Court of Criminal Appeal:  Kourakis CJ, Peek and Blue JJ

  1. KOURAKIS CJ:  This is an application by the Director of Public Prosecutions (the Director) for permission to appeal against the sentence imposed on 21 May 2020 on the respondent, Mr Fresiello, on two counts of trafficking in methylamphetamine.  Mr Fresiello pleaded guilty to those offences and to offences of aggravated possessing a firearm without a licence, contravening the code of practice, possessing ammunition and possessing a sound moderator.  The Director does not seek permission to appeal against the sentencing imposed for the firearm offences.

  2. The first trafficking offence was committed on 4 September 2017.  On that day, police attended at Mr Fresiello’s Murray Bridge residence in response to a report that the resident of those premises was attempting to commit suicide.  They extricated Mr Fresiello from his car and conveyed him to hospital.  The police then returned to and searched his premises where they found a container containing 24 grams of crystal methylamphetamine, a set of electronic scales, numerous plastic resealable bags, two tick lists and a cattle prod.

  3. The second trafficking offence was committed on 27 March 2019 when Mr Fresiello was on bail for the first offence.  Police, acting on suspicion that Mr Fresiello was supplying persons seen to frequent his premises with methylamphetamine, again searched his residence.  They found a container containing 11.5 grams of crystal methylamphetamine.  They also found $9,520 in cash, electronic scales, a cone piece, resealable bags, cannabis, flick knives and a cattle prod.  An automatic machine gun, a loaded magazine, a silencer, and ammunition were discovered in the back yard.

  4. The police seized Mr Fresiello’s mobile phone.  On it they found messages consistent with him dealing in drugs.  They also found a photograph, date stamped 25 March 2019, of a large amount of crystal methylamphetamine, and a set of electronic scales which indicated that it weighed over one kilogram.

  5. A search of Mr Fresiello’s back yard on 28 March 2019 located 870.1 grams of a compound comprising 536 grams of pure methylamphetamine (the second trafficking offence). 

  6. The Judge indicated that he would impose a sentence of two years and three months for the first trafficking offence after reducing a notional sentence of two years and six months by 10 per cent on account of Mr Fresiello’s guilty plea, which was not entered until his first arraignment but before the commencement of a trial.  For the second trafficking offence, the Judge indicated that he would impose a period of imprisonment for four years and six months after applying a reduction of 10 per cent to a notional sentence of five years on account again of his late plea of guilty.  The Judge stated in his reasons that the indicative sentences should be served cumulatively. 

  7. Despite that indication of cumulative individual sentences, the Judge imposed a single sentence, pursuant to s 25 of the Sentencing Act 2017 (SA), of five years for both offences, explaining the reduction by reference to the principle of totality. By imposing that single sentence, the Judge effectively allowed the indicative sentences to be served concurrently save for a period of six months.

  8. The Judge imposed a cumulative single sentence of two years and three months for four serious firearm offences.  That sentence was reduced by 10 per cent from a notional sentence of two years and six months which the Judge would otherwise have imposed. 
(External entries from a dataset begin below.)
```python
def conv3x3_group_resident_for(num_images, hws, in_channels, out_channels):
    import ctypes
    arr = ctypes.c_int * len(hws)
    return int(_lib.lib().simpb_conv3x3_group_choose_resident(len(hws), int(num_images), arr(*[int(h) for h, _ in hws]), arr(*[int(w) for _, w in hws]),
                                                              int(in_channels), int(out_channels)))


def conv3x3_group_tokens(xs, weights, biases, col, per_cam, starts, col16=None, relu=False, variants=None, live=None):
    import ctypes
    if col is None and col16 is None:
        raise ValueError("conv3x3_group_tokens: an f32 or an f16 token buffer")
    rows = col if col is not None else col16
    _require_gpu(*xs, *weights, *biases, rows)
    n, cin = xs[0].shape[:2]
    cout = weights[0].shape[0]
    k = len(xs)
    if not (1 <= k <= 4 and len(weights) == k and len(biases) == k and len(starts) == k):
        raise ValueError("conv3x3_group_tokens: 1..4 levels, one weight / bias / start each")
    ws = []
    for x, w, b in zip(xs, weights, biases):
        if (x.dtype != torch.float16 or not x.is_contiguous(memory_format=torch.channels_last) or x.shape[0] != n or x.shape[1] != cin
                or w.dtype != torch.float16 or tuple(w.shape) != (cout, cin, 3, 3) or b.dtype != torch.float16 or b.numel() != cout
                or not b.is_contiguous() or cin % 64 or cout % 8):
            raise ValueError("conv3x3_group_tokens takes channels_last f16 inputs of one channel count, f16 [Cout, Cin, 3, 3] weights")
        ws.append(w if w.is_contiguous(memory_format=torch.channels_last) else w.contiguous(memory_format=torch.channels_last))
    if ((col is not None and col.dtype != torch.float32) or not rows.is_contiguous() or rows.shape[-1] != cout
            or rows.numel() != n * per_cam * cout
            or (col16 is not None and (col16.dtype != torch.float16 or not col16.is_contiguous() or col16.shape != rows.shape))):
        raise ValueError("conv3x3_group_tokens: col = contiguous f32 [bs, cams * tokens_per_cam, Cout] with bs * cams == N")
    arr_p, arr_i = ctypes.c_void_p * k, ctypes.c_int * k
    if variants is not None and len(variants) != k:
        raise ValueError("conv3x3_group_tokens: one variant per level")
    status = _lib.lib().simpb_conv3x3_group_tokens_forms_f16_live(
        k, _ptr(col) if col is not None else None, _ptr(col16) if col16 is not None else None, int(per_cam), arr_i(*[int(v) for v in starts]),
        arr_p(*[x.data_ptr() for x in xs]), arr_p(*[w.data_ptr() for w in ws]), arr_p(*[b.data_ptr() for b in biases]), n,
        arr_i(*[x.shape[2] for x in xs]), arr_i(*[x.shape[3] for x in xs]), cin, cout, 1 if relu else 0,
        arr_i(*[int(v) for v in variants]) if variants is not None else None, _stream(), _live_ptr(live, n, xs[0].device))
    _lib.check(status, "simpb_conv3x3_group_tokens_forms_f16")


# ... 98 lines not shown
```

Before: 451.4.

## Add row-resident conv1x1 kernel that keeps input rows in LDS across output slabs

```diff
diff --git a/include/simpb_hip.h b/include/simpb_hip.h
--- a/include/simpb_hip.h
+++ b/include/simpb_hip.h
@@ -197,6 +197,8 @@
 int simpb_conv1x1_nhwc_f16(void* y, const void* x, const void* weight, const void* bias, const void* residual,
                            int num_images, int in_h, int in_w, int in_channels, int out_channels, int stride, int relu,
                            int residual_upsample2x, const void* input_bias, int variant, void* stream);
+
+int simpb_conv1x1_choose_variant(long long p_out, int in_channels, int out_channels, int stride, int has_input_bias);
 
 int simpb_conv3x3_nhwc_f16(void* y, float* tokens, void* tokens_f16, int tokens_per_cam, int level_start, const void* x,
                            const void* weight, const void* bias, int num_images, int in_h, int in_w, int in_channels,
diff --git a/simpb_amd/_lib.py b/simpb_amd/_lib.py
--- a/simpb_amd/_lib.py
+++ b/simpb_amd/_lib.py
@@ -50,6 +50,7 @@
     "simpb_bias_act_nhwc_f16": ([_P, _P, _P, ctypes.c_longlong, _I, _I, _P], _I),
     "simpb_bias_relu_maxpool_nhwc_f16": ([_P, _P, _P, _I, _I, _I, _I, _P], _I),
     "simpb_conv1x1_nhwc_f16": ([_P] * 5 + [_I] * 8 + [_P, _I, _P], _I),
+    "simpb_conv1x1_choose_variant": ([_LL, _I, _I, _I, _I], _I),
     "simpb_conv3x3_nhwc_f16": ([_P, _P, _P, _I, _I, _P, _P, _P] + [_I] * 8 + [_P], _I),
     "simpb_conv3x3_choose_variant": ([_LL, _I, _I], _I),
     "simpb_conv3x3_group_tokens_f16": ([_I, _P, _P, _I, _P, _P, _P, _P, _I, _P, _P, _I, _I, _I, _P], _I),
diff --git a/simpb_amd/csrc/conv1x1.hip b/simpb_amd/csrc/conv1x1.hip
--- a/simpb_amd/csrc/conv1x1.hip
+++ b/simpb_amd/csrc/conv1x1.hip
@@ -141,13 +141,236 @@
   });
 }
 
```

  9. The Judge fixed a non-parole period of three years and nine months.

  10. On the face of the offending, so far described, the indicative sentences which the Judge was minded to impose for each of the two offences of trafficking were manifestly inadequate, particularly because Mr Fresiello was on bail at the time of the second trafficking offence.  The single sentence, imposed for both, was by reason of the substantial concurrence allowed by the Judge, so egregiously inadequate as to warrant the grant of permission to appeal sought by the Director.  Moreover, by totality the Judge could not have had in mind that an accumulation of the indicative sentences would be crushing.  This is because the firearms offences were imposed, in their entirety, cumulatively on the trafficking sentence.  The Judge can only have had in mind that the trafficking offences were part of a single course of conduct, but they were obviously not so, even though both might be explained by Mr Fresiello’s continuing addiction.  They were separated by Mr Fresiello’s arrest and release on the first trafficking offence and by a substantial period of time. 

  11. However, both the Director and the Judge appear to have accepted an explanation for the second trafficking offence which greatly mitigated it.  That explanation was barely credible but explains and justifies what would otherwise be an egregiously low sentence.  I would refuse permission to appeal.  I elaborate on my reasons below. 

    Antecedents

  12. Mr Fresiello was born in January 1980.  He grew up in Murray Bridge.  He lived with his mother after his parents separated.  Mr Fresiello did reasonably well in primary school but truanted frequently in High School and was suspended for smoking drugs.  His scholastic performance was poor and he left during year 11 to work at Coles in the fruit and vegetable department.  He suffered relatively serious injuries in a car accident in 2000 but returned to Coles until his personal injuries damages claim was settled about three years later.  He then worked for several years in a pizza shop operated by his brother, himself and his father. 

  13. In about 2014, Mr Fresiello commenced a relationship with R.  He was by then a heavy user of methylamphetamine.  R left Mr Fresiello because of his infidelity.  Mr Fresiello became distressed, attempting suicide on several occasions.  The first two attempts were planned drug overdoses.  The third was the attempt to gas himself with fumes from his car which led to his arrest for the first offence.   Mr Fresiello later complained that the police should not have gone into his house after finding him in the car.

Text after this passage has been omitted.